Let’s use the %td format - for example 01Jan2000
| bdays bday kbdays kbday |
|--------------------------------------------|
1. | 1/24/1961 24jan1961 . |
2. | 4/15/1968 15apr1968 4/15/1995 12888 |
3. | 5/23/1971 23may1971 8/15/2003 15932 |
4. | 6/25/1973 25jun1973 . |
5. | 9/22/1981 22sep1981 1/12/1999 14256 |
|--------------------------------------------|
6. | 10/15/1973 15oct1973 . |
7. | 7/1/1977 01jul1977 5/20/1998 14019 |
8. | 8/3/1976 03aug1976 . |
+--------------------------------------------+
Let’s use the %tdNN/DD/YY format…NN is used for 01-12 and nn is for 1-12,DD for the day 01-31, and YY is for the last two digits of the year.
| bdays bday kbdays kbday |
|-------------------------------------------|
1. | 1/24/1961 01/24/61 . |
2. | 4/15/1968 04/15/68 4/15/1995 12888 |
3. | 5/23/1971 05/23/71 8/15/2003 15932 |
4. | 6/25/1973 06/25/73 . |
5. | 9/22/1981 09/22/81 1/12/1999 14256 |
|-------------------------------------------|
6. | 10/15/1973 10/15/73 . |
7. | 7/1/1977 07/01/77 5/20/1998 14019 |
8. | 8/3/1976 08/03/76 . |
+-------------------------------------------+
Mon is Jan-Dec, and Month is January-December.
| bdays bday kbdays kbday |
|--------------------------------------------------|
1. | 1/24/1961 January/24/61 . |
2. | 4/15/1968 April/15/68 4/15/1995 12888 |
3. | 5/23/1971 May/23/71 8/15/2003 15932 |
4. | 6/25/1973 June/25/73 . |
5. | 9/22/1981 September/22/81 1/12/1999 14256 |
|--------------------------------------------------|
6. | 10/15/1973 October/15/73 . |
7. | 7/1/1977 July/01/77 5/20/1998 14019 |
8. | 8/3/1976 August/03/76 . |
+--------------------------------------------------+
We can use a standard Month DD, YYYY with the format %tdMonth_DD,CCYY. Where Month is the full name of the month, DD is our days in digits, and CC is Century, such as 19- and 20- and YY is 2-digit year, such as -88, -97
| bdays bday kbdays kbday |
|----------------------------------------------------|
1. | 1/24/1961 January 24,1961 . |
2. | 4/15/1968 April 15,1968 4/15/1995 12888 |
3. | 5/23/1971 May 23,1971 8/15/2003 15932 |
4. | 6/25/1973 June 25,1973 . |
5. | 9/22/1981 September 22,1981 1/12/1999 14256 |
|----------------------------------------------------|
6. | 10/15/1973 October 15,1973 . |
7. | 7/1/1977 July 01,1977 5/20/1998 14019 |
8. | 8/3/1976 August 03,1976 . |
+----------------------------------------------------+
Let’s use a standard format, but don’t use YYYY - it just repeats the 2-digit year twice.

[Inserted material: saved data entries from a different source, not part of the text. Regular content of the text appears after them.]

struct scp_ctx {
  int device;
  int n_cu;
  hipStream_t stream;
  char err[512];
  double* d_scratch;
  double* h_scratch;
  double* h_scratch_dev;
  hipEvent_t ev0, ev1;
  hipEvent_t pair_ev0, pair_ev1;
  bool pair_timed;
  bool pair_ran;
  bool last_pass_small;
  double* tm_scratch;
  size_t tm_bytes;
  uint32_t* cmp_map;
  size_t cmp_map_bytes;
  uint32_t* cmp_tot;
  size_t cmp_tot_bytes;
  scp_stats_mirror* h_mirror;
  scp_stats_mirror* d_mirror;
  unsigned long long mirror_seq;
  unsigned long long* wg_part;
  uint32_t* wg_rows;
  size_t wg_rows_bytes;
  unsigned* d_ticket;
  int timing;
  int small_pass;
  unsigned long long rel_seq;
  void* gen_ws;
  size_t gen_ws_bytes;
  void* sep_ws;
  size_t sep_ws_bytes;
  unsigned long long* sep_n_solved;
  int* h_gen_flag;
  int* d_gen_flag;
};

static inline int scp_fail(scp_ctx* ctx, int code, const char* fmt, ...) {
  if (ctx) {
    va_list ap;
    va_start(ap, fmt);
    vsnprintf(ctx->err, sizeof(ctx->err), fmt, ap);
    va_end(ap);
  }
  return code;
}

#define SCP_HIP_CHECK(ctx, call)                                                                     \
  do {                                                                                               \
    hipError_t e_ = (call);                                                                          \
    if (e_ != hipSuccess)                                                                            \
      return scp_fail((ctx), SCP_ERR_HIP, "%s failed: %s (%s:%d)", #call, hipGetErrorString(e_),    \
                      __FILE__, __LINE__);                                                           \
  } while (0)

#define SCP_REQUIRE(ctx, cond, ...)                                   \
  do {                                                                \
    if (!(cond)) return scp_fail((ctx), SCP_ERR_INVALID, __VA_ARGS__); \
  } while (0)

static inline int64_t scp_pairs(int N) { return (int64_t)N * (N - 1) / 2; }
static inline int scp_cdiv(int64_t a, int64_t b) { return (int)((a + b - 1) / b); }

hipError_t scp_raise_lds_limit(int device, const void* kernel, size_t bytes);

bool scp_wait_host_word(volatile unsigned long long* word, unsigned long long seq, int timeout_s);

int scp_check_pair_range(scp_ctx* ctx, int N, int K, int D, int64_t q_begin, int64_t q_end);

int scp_ctx_wait_stats(scp_ctx* ctx, scp_pair_stats* out);

int scp_violations_from_solution(scp_ctx* ctx, int N, int K, int D, double R, double h, int64_t q_begin, int64_t q_end,
                                 const double* pos_prev, const double* x_tm, const double* p0, const double* v0, double* x_out,
                                 double* pos_out, double feas_tol, int64_t* new_rows, int64_t new_cap, uint32_t* sel_bitmap,
                                 scp_pair_stats* stats, const double* rel_prev ,
                                 int64_t* spec_rows , int64_t spec_cap,
                                 uint32_t* spec_bitmap, double spec_margin, bool* fused);
void scp_ctx_mirror_rel(scp_ctx* ctx, int64_t n, double* out);
int scp_select_from_solution(scp_ctx* ctx, int N, int K, int D, double R, double h, int64_t q_begin, int64_t q_end,
                             const double* x_tm, const double* p0, const double* v0, double* x_out, double* pos_out,
                             double margin, int64_t* sel_rows, int64_t sel_cap, uint32_t* sel_bitmap, scp_pair_stats* stats,
                             bool* fused);
int scp_launch_kinematics_copy(scp_ctx* ctx, int N, int K, int D, double h, const double* acc, const double* p0,
                               const double* v0, double* pos_out, double* vel_out, double* acc_copy);
const double* scp_qp_solution_tm(const scp_qp* qp);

| bdays bday kbdays kbday |
|---------------------------------------------|
1. | 1/24/1961 01/24/6161 . |
2. | 4/15/1968 04/15/6868 4/15/1995 12888 |
3. | 5/23/1971 05/23/7171 8/15/2003 15932 |
4. | 6/25/1973 06/25/7373 . |
5. | 9/22/1981 09/22/8181 1/12/1999 14256 |
|---------------------------------------------|
6. | 10/15/1973 10/15/7373 . |
7. | 7/1/1977 07/01/7777 5/20/1998 14019 |
8. | 8/3/1976 08/03/7676 . |
+---------------------------------------------+
Use %tdNN/DD/CCYY instead for the desired result.
format bday %tdNN/DD/CCYY
list bdays bday kbdays kbday
label variable bday "Date of birth of student"
label variable kbdays "Date of birth of child" | bdays bday kbdays kbday |
|---------------------------------------------|
1. | 1/24/1961 01/24/1961 . |
2. | 4/15/1968 04/15/1968 4/15/1995 12888 |
3. | 5/23/1971 05/23/1971 8/15/2003 15932 |
4. | 6/25/1973 06/25/1973 . |
5. | 9/22/1981 09/22/1981 1/12/1999 14256 |
|---------------------------------------------|
6. | 10/15/1973 10/15/1973 . |
7. | 7/1/1977 07/01/1977 5/20/1998 14019 |
8. | 8/3/1976 08/03/1976 . |
+---------------------------------------------+
bday and bdays are redundent and we’ll only keep one.